▸ **WORK TO BE COMPLETED**: Below are the records; count how many of their lines contain the word "long" and give that number only.

○ ○ ○

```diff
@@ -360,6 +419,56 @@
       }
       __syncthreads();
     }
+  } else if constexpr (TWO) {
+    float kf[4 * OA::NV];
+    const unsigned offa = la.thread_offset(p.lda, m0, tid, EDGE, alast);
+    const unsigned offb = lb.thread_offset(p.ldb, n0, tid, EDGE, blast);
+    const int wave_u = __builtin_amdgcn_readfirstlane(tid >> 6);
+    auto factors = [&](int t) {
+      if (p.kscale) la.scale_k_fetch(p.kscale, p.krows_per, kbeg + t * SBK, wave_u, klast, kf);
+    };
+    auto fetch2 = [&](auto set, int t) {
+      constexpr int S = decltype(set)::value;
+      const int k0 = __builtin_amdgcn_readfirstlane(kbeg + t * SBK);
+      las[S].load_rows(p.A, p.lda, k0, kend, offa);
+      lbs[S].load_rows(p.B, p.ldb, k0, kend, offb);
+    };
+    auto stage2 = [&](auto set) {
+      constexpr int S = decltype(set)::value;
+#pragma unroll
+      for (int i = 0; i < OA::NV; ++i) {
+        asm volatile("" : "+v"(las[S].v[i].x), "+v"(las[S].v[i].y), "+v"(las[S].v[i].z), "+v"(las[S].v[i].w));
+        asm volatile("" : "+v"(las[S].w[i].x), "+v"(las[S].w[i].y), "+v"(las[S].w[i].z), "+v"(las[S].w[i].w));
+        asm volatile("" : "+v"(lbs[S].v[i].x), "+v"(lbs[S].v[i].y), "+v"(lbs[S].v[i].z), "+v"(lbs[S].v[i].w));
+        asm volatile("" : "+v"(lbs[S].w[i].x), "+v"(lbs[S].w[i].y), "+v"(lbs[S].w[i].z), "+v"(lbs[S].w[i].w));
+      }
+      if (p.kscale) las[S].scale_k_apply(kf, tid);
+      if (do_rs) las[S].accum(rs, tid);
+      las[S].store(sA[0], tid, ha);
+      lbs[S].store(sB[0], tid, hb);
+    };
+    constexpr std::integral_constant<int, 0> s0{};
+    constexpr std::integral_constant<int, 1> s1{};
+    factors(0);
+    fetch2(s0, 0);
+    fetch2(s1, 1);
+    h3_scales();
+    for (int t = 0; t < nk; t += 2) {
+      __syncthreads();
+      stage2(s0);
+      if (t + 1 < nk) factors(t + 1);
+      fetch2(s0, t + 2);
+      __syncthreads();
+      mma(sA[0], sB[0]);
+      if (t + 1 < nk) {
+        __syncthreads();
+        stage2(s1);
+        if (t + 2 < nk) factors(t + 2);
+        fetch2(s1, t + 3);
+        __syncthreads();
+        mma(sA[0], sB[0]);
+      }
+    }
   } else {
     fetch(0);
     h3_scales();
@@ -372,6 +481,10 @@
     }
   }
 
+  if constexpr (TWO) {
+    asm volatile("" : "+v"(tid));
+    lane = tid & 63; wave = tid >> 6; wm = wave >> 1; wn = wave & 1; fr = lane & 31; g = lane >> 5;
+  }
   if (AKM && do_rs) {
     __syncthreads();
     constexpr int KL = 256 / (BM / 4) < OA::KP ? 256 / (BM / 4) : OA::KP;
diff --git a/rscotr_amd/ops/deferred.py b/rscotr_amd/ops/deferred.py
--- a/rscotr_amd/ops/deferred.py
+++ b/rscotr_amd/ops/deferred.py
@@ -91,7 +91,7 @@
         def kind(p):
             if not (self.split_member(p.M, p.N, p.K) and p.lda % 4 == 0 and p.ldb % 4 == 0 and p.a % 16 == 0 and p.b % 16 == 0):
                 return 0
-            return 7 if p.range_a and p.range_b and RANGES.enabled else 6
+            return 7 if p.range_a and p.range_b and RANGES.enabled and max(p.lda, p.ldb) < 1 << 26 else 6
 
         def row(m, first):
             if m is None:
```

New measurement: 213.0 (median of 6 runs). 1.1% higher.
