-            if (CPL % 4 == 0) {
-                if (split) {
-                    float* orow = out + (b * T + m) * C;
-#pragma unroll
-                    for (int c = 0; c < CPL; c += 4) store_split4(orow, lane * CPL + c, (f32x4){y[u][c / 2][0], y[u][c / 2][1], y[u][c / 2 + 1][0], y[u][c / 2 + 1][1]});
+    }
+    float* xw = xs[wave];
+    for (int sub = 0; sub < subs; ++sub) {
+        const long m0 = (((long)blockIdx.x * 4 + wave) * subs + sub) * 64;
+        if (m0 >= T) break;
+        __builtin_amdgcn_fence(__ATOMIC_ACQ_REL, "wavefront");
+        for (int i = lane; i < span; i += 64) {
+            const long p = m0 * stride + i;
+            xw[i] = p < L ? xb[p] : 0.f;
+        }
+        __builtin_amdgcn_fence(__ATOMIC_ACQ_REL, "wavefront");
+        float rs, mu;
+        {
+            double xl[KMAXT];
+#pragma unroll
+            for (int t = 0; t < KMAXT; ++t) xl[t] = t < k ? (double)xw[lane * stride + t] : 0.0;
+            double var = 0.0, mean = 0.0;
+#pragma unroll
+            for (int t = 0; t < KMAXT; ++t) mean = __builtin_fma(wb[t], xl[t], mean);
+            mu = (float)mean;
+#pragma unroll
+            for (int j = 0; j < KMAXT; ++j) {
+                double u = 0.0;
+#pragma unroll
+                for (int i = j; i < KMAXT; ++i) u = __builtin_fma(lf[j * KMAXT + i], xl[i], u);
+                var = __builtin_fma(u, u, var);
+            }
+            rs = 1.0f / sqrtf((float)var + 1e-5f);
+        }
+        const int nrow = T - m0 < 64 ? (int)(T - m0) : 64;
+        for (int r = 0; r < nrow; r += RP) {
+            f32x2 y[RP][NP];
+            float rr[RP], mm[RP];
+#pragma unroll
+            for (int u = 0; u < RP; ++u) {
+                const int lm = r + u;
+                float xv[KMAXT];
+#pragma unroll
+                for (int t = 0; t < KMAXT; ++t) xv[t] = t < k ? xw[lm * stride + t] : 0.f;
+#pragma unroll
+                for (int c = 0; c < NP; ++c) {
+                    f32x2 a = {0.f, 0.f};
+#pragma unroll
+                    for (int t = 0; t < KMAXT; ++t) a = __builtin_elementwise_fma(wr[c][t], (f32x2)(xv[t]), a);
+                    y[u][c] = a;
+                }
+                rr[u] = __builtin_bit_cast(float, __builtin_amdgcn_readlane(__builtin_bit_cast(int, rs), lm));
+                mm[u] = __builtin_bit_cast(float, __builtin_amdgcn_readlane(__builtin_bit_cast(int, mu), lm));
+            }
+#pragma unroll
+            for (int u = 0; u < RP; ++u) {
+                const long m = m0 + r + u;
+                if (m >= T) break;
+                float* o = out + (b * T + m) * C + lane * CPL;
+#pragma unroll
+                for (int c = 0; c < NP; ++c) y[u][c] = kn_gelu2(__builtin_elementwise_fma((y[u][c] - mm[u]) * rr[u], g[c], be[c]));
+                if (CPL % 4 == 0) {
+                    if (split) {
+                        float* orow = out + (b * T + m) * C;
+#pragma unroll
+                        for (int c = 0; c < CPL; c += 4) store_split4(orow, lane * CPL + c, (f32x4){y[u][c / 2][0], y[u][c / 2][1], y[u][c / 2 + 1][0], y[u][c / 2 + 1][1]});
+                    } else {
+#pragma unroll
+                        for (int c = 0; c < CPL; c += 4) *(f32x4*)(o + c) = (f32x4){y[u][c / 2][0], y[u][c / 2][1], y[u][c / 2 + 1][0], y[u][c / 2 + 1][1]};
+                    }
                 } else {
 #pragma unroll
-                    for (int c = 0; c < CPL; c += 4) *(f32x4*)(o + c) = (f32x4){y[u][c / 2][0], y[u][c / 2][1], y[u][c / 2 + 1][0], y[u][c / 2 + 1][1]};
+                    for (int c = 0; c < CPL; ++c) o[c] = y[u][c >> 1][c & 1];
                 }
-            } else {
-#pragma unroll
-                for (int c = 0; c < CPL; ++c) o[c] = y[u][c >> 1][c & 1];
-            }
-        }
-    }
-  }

○ ○ ○

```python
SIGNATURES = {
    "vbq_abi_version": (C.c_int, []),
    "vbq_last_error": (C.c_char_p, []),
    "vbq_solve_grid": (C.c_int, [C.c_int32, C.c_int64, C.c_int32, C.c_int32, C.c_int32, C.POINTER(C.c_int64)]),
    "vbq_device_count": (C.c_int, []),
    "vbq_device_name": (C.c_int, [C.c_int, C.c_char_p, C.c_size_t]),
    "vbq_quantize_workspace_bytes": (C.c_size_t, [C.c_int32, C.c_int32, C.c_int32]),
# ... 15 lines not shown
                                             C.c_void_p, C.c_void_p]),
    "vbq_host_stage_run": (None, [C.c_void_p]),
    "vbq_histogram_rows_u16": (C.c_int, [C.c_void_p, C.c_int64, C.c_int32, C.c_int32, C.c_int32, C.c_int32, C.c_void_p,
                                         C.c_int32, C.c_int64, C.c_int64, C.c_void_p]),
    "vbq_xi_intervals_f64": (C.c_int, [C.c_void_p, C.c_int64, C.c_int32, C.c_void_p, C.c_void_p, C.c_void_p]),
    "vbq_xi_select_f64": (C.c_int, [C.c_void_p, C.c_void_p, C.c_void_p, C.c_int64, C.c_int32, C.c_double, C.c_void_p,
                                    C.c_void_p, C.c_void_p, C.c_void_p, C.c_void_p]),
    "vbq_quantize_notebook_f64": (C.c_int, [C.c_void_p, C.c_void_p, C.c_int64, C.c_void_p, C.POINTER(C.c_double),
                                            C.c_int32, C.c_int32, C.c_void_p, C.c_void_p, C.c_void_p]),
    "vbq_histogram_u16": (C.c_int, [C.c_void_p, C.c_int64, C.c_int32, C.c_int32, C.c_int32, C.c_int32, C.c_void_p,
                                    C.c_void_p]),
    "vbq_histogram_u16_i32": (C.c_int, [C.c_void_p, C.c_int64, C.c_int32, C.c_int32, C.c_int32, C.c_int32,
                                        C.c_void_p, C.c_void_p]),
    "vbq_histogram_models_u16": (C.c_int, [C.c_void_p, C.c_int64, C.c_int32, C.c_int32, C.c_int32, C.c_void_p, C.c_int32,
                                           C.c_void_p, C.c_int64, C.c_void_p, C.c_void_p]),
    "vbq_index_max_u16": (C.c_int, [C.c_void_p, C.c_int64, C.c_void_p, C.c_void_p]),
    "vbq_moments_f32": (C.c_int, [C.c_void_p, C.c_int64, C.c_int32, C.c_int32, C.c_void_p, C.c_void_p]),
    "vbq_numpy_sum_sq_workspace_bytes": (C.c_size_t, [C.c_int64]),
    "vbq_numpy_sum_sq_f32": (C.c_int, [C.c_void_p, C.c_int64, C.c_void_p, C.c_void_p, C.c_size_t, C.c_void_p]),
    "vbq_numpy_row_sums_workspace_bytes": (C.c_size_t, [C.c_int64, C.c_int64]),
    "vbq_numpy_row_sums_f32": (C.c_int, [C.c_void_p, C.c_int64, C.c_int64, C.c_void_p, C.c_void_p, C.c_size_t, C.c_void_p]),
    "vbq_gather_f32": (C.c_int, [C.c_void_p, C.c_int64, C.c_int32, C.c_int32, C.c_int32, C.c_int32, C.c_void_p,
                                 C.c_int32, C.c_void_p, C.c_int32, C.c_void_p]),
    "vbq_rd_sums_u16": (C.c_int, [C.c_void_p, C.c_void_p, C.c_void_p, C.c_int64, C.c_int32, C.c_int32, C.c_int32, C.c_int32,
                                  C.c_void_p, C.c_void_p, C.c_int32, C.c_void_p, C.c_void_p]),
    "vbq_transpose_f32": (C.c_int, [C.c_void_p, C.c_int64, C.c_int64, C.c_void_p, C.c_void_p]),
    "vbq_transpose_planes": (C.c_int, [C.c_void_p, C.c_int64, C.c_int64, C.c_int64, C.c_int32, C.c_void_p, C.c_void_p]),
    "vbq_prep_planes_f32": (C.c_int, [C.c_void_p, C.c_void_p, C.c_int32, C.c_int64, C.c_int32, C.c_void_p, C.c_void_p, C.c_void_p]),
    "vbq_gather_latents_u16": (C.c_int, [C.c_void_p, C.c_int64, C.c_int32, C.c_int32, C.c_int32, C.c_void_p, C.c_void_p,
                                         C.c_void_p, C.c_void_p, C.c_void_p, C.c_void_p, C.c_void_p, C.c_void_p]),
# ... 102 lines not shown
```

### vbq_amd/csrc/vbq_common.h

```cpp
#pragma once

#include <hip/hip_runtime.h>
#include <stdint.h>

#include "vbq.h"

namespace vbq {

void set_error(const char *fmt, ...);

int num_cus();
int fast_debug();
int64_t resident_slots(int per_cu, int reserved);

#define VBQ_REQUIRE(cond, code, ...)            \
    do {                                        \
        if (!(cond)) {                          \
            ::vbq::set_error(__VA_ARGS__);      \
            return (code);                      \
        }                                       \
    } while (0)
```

○ ○ ○

▸ **ANSWER TO THIS TASK**: 3